Тишка – сын соседа. Гараська дружит с ним потому, что Тишка не бьет его, как другие.
– Какая душа? – спрашивает Тишка.
– А человечья, – таинственно отвечает Гараська, – мне Миколка сказывал…
Гараська подносит ко рту руку, снова дышит на нее и расставляет широко пальцы, чтоб поймать пар. Но белые струйки проскальзывают между пальцев и исчезают.
Тишка следом за Гараськой ловит свою душу.
– Не поймаешь! – уныло говорит Гараська.
А вечером, укладываясь спать на жесткой дерюжной подстилке, он вспоминает то, что было днем, и говорит мамке:
– Ма-амонька, а я душу свою видел!
Анисья наклоняется над ним и заботливо укрывает тряпьем.
– Непутевое болтаешь, роженое ты мое!.. Нешто душу можно видеть? Душу господь показывает только перед смертью.
– А я даве, мамонька, видел! Пра-аво видел! Бе-е-лая она!

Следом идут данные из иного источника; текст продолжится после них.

__global__ __launch_bounds__(epa::kBlock) void selftest_log_kernel(const double* __restrict__ x,
                                                                   double* __restrict__ out,
                                                                   size_t n) {
  __shared__ __attribute__((aligned(16))) unsigned char tabs[epa::kMathTabBytes];
  const epa::MathTabs mt = epa::build_math_tabs(tabs);
  __syncthreads();
  for (size_t i = (size_t)blockIdx.x * blockDim.x + threadIdx.x; i < n;
       i += (size_t)gridDim.x * blockDim.x)
    out[i] = epa::fast_log10(x[i], mt.log_tab);
}

__global__ __launch_bounds__(epa::kBlock) void selftest_log_inl_kernel(const double* __restrict__ x,
                                                                       double* __restrict__ out, size_t n) {
  __shared__ __attribute__((aligned(16))) unsigned char tabs[epa::kMathTabBytes];
  const epa::MathTabs mt = epa::build_math_tabs(tabs);
  __syncthreads();
  for (size_t i = (size_t)blockIdx.x * blockDim.x + threadIdx.x; i < n;
       i += (size_t)gridDim.x * blockDim.x)
    out[i] = epa::fast_log10_inl<false>(x[i], mt.log_tab);
}

template <typename T>
struct SvColumn {
  double sra, blo, bhi;
  T acc_sum;
  int acc_rb;
  uint32_t acc_cnt;
  __device__ __forceinline__ void init() { sra = 0.0; blo = 1.0; bhi = 0.0; acc_sum = (T)0; acc_rb = -1; acc_cnt = 0u; }
  __device__ __forceinline__ void flush(T* lsum, uint32_t* lcnt) {
    if (acc_rb >= 0 && acc_cnt > 0u) {
      lds_add(lsum + acc_rb, acc_sum);
      atomicAdd(lcnt + acc_rb, acc_cnt);
    }
  }
};

template <typename T, bool AS_STORED>
__device__ __forceinline__ void bin_sv_sample(SvColumn<T>& c, T sv, const epa::CoefRow& r, double bin, double inv_bin,
                                              int n_rbins, const double* tab, T* lsum, uint32_t* lcnt) {
  const double x0 = c.sra * r.rb + r.r0;
  const double x = AS_STORED ? (double)(T)x0 : x0;
  const T v = epa::lin_from_db(sv, tab);
  const bool same = (x >= c.blo) & (x < c.bhi);
  if (!same) {
    const int rb = (x == x) ? epa::range_bin_index(x, bin, inv_bin, n_rbins, false) : -1;
    if (rb != c.acc_rb) {
      c.flush(lsum, lcnt);
      c.acc_rb = rb;
      c.acc_sum = (T)0;
      c.acc_cnt = 0u;
    }
    c.blo = rb >= 0 ? (double)rb * bin : 1.0;
    c.bhi = rb >= 0 ? (double)(rb + 1) * bin : 0.0;
  }
  const bool take = (c.acc_rb >= 0) & (v == v);
  c.acc_sum += take ? v : (T)0;
  c.acc_cnt += take ? 1u : 0u;
}

constexpr int kFixedPings = 512;
using LeftToRows = epa::LeftMark<0x7ff8dead0c0ffee2ull, 0x7fcdead2u>;

template <typename T, bool AS_STORED>
__global__ __launch_bounds__(epa::kBlock, sizeof(T) == 8 ? 6 : 8) void mvbs_of_sv_fixed_kernel(
    const T* __restrict__ sv, const epa::CoefRow* __restrict__ coef, const int32_t* __restrict__ bin_start,
    T* __restrict__ mvbs_out, T* __restrict__ sum_out, uint32_t* __restrict__ cnt_out, Args a) {
  typedef T T2 __attribute__((ext_vector_type(2)));
  extern __shared__ __attribute__((aligned(16))) unsigned char smem[];
  T* lsum = reinterpret_cast<T*>(smem);
  uint32_t* lcnt = reinterpret_cast<uint32_t*>(smem + a.cnt_off);
  const epa::MathTabs mt = epa::build_math_tabs(smem + a.tab_off);
  const double* tab = mt.exp2_tab;
  __shared__ int differs;
  __shared__ unsigned long long rb_lo_key, rb_hi_key;
  const int c = blockIdx.y, tb = a.xcd_map ? epa::xcd_contiguous(blockIdx.x, a.n_tbins) : (int)blockIdx.x;
  const int S = a.S, n_rbins = a.n_rbins;
  const int pb = bin_start[tb], pe = bin_start[tb + 1], np = pe - pb;
  const size_t cell0 = ((size_t)c * a.n_tbins + tb) * n_rbins;
  for (int i = threadIdx.x; i < n_rbins; i += epa::kBlock) {
    lsum[i] = (T)0;
    lcnt[i] = 0u;
  }
  if (threadIdx.x == 0) {
    differs = np > kFixedPings ? 1 : 0;
    rb_lo_key = kKeyNoMin;
    rb_hi_key = kKeyNoMax;
  }
  __syncthreads();
  const epa::CoefRow* __restrict__ rowp0 = coef + (size_t)c * a.P;
  const epa::CoefRow r = rowp0[np > 0 ? pb : 0];
  for (int i = threadIdx.x; i < min(np, kFixedPings); i += epa::kBlock) {
    const epa::CoefRow ri = rowp0[pb + i];
    if (!((ri.ra == r.ra) & (ri.r0 == r.r0) & (ri.rb == ri.rb) & (ri.ra > 0.0))) differs = 1;
    atomicMin(&rb_lo_key, ordered_key(ri.rb));
    atomicMax(&rb_hi_key, ordered_key(ri.rb));
  }
  __syncthreads();
  if (differs) {
    if (threadIdx.x == 0) LeftToRows::mark(mvbs_out + cell0);
    return;
  }
  const double rb_lo = key_value(rb_lo_key), rb_hi = key_value(rb_hi_key);
  const double bin = a.range_bin, inv_bin = a.inv_range_bin;
  const T* __restrict__ sv_c = sv + (size_t)c * a.P * S;
  const int wave = threadIdx.x >> 6, lane = threadIdx.x & 63;
  auto range_of = [&](int sx, double rb) {
    const double x0 = ((double)sx * r.ra) * rb + r.r0;
    return AS_STORED ? (double)(T)x0 : x0;
  };
  for (int chunk0 = 0; chunk0 < S; chunk0 += kChunk) {
    const int sA = chunk0 + wave * 256 + 2 * lane;
    const int sB = sA + 128;
    if (sA >= S) continue;
    const bool hasB = sB < S;
    int rbin[VEC];
    T acc_sum[VEC];
    uint32_t acc_cnt[VEC];
    unsigned fixed = 0;
#pragma unroll
    for (int j = 0; j < VEC; ++j) {
      const int sx = (j < 2 ? sA : sB) + (j & 1);
      const int b_lo = epa::range_bin_index(range_of(sx, rb_lo), bin, inv_bin, n_rbins, false);
      const int b_hi = epa::range_bin_index(range_of(sx, rb_hi), bin, inv_bin, n_rbins, false);
      rbin[j] = b_lo;
      if (b_lo == b_hi) fixed |= 1u << j;
      acc_sum[j] = (T)0;
      acc_cnt[j] = 0u;
    }
    T2 nA0 = {(T)0, (T)0}, nB0 = nA0, nA1 = nA0, nB1 = nA0;
    if (np > 0) {
      nA0 = *reinterpret_cast<const T2*>(sv_c + (size_t)pb * S + sA);
      if (hasB) nB0 = *reinterpret_cast<const T2*>(sv_c + (size_t)pb * S + sB);
    }
    if (np > 1) {
      nA1 = *reinterpret_cast<const T2*>(sv_c + (size_t)(pb + 1) * S + sA);
      if (hasB) nB1 = *reinterpret_cast<const T2*>(sv_c + (size_t)(pb + 1) * S + sB);
    }
    for (int p = pb; p < pe; ++p) {
      const T2 inA = nA0, inB = nB0;
      nA0 = nA1;
      nB0 = nB1;
      if (p + 2 < pe) {
        const T* nx = sv_c + (size_t)(p + 2) * S;
        nA1 = *reinterpret_cast<const T2*>(nx + sA);
        if (hasB) nB1 = *reinterpret_cast<const T2*>(nx + sB);
      }
      const T in[VEC] = {inA.x, inA.y, inB.x, inB.y};
#pragma unroll
      for (int j = 0; j < VEC; ++j) {
        if (j >= 2 && !hasB) break;
        const T v = epa::lin_from_db_lean(in[j], tab);
        acc_sum[j] += vmax_num(v, (T)0);
        acc_cnt[j] += v == v ? 1u : 0u;
      }
    }
#pragma unroll
    for (int j = 0; j < VEC; ++j) {
      if (((fixed >> j) & 1u) != 0u && rbin[j] >= 0 && acc_cnt[j] > 0u) {
        lds_add(lsum + rbin[j], acc_sum[j]);
        atomicAdd(lcnt + rbin[j], acc_cnt[j]);
      }
    }
    const unsigned loose = (~fixed) & (hasB ? 0xfu : 0x3u);
    if (__ballot(loose != 0u) != 0ull) {
      const int nact = (int)__popcll(__ballot(true));
#pragma unroll 1
      for (int j = 0; j < VEC; ++j) {
        unsigned long long todo = __ballot(((loose >> j) & 1u) != 0u);
        while (todo != 0ull) {
          const int src = __ffsll((long long)todo) - 1;
          todo &= todo - 1ull;
          const int sx = chunk0 + wave * 256 + 2 * src + (j < 2 ? 0 : 128) + (j & 1);
          for (int p = pb + lane; p < pe; p += nact) {
            const T v = epa::lin_from_db_lean(sv_c[(size_t)p * S + sx], tab);
            const double x = range_of(sx, rowp0[p].rb);
            const int rb = epa::range_bin_index(x, bin, inv_bin, n_rbins, false);
            if ((rb >= 0) & (v == v)) {
              lds_add(lsum + rb, v);
              atomicAdd(lcnt + rb, 1u);
            }
          }
        }
      }
    }
  }
  __syncthreads();
  T* out = mvbs_out + cell0;
  T* gsum = sum_out ? sum_out + cell0 : nullptr;
  uint32_t* gcnt = cnt_out ? cnt_out + cell0 : nullptr;
  for (int i = threadIdx.x; i < n_rbins; i += epa::kBlock) {
    const uint32_t n = lcnt[i];
    const T s = lsum[i];
    out[i] = n > 0u ? (T)10 * epa::M<T>::log10(s / (T)n) : (T)a.fill_value;
    if (gsum) gsum[i] = s;
    if (gcnt) gcnt[i] = n;
  }
}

Анисья испуганно крестит Гараську.
– Спи, болезный мой! Да не болтай зря, штобы дедушка не слыхал. Спи! Чего ты?.. Аль и впрямь кто испортил тебя? Будешь колготиться, вот шишиги тебя возьмут…
Гараська вздрагивает и от страха закрывает глаза. Старается не пошевельнуться, сдерживает дыхание и притворяется, что спит. Только усиленно бьется сердце.
Анисья думает над словами сына. Непонятный страх охватывает ее. И тревожная мысль бродит в голове:
«Не умер бы Гараська!.. Не к добру это он о душе затосковал…»
В междупарье дедушка Никита купил готовую новую избу и поставил на Калинином овраге. Решили выделиться из общества и на первых порах пока жить в одной новой избе, а старую перевезти на хутор осенью, когда будет посвободней от работы.
Высокий ивовый плетень заплели вокруг хутора, чтобы зимой не заскочили на двор волки.
Работали все вместе: дедушка, отец Петр и дядя Василий. Выкопали глубокую яму, развели глины с водой и в желтое вязкое тесто прошлогоднюю слежавшуюся солому макали.
Прочный соломенный навес на высокие сосновые стропила накатили.
Дедушка Никита сам с топориком ходил, по углам постукивал – пробовал, крепко ли пригнаны бревна. Гараська тоже, глядя на деда, вытащил рукой из пазов косичку бурой пакли.
Дедушка рассердился и нахлопал его по затылку:
– Ты куды, пащенок, под ноги лезешь!
Дядя Василий черными патлами на голове встряхнул и сердито уголками глаз тоже на него покосился.
– Ра-аз-несчастный! Склока теперь из-за него одна с миром!
Батюшка Петр молчит. Батюшка смирный и перед дедом послушный, редко-редко за Гараську вступится.
Гараська прячет слезы на глазах и бежит к обрыву Калининого оврага.
Он знает, что дедушка Никита с дядей Василием не на него сердятся, а на то, что его душа пропадает. Мужики на душу земли не дали. Слышал он, как все между собой спорили и говорили, что судиться с миром надо из-за его души.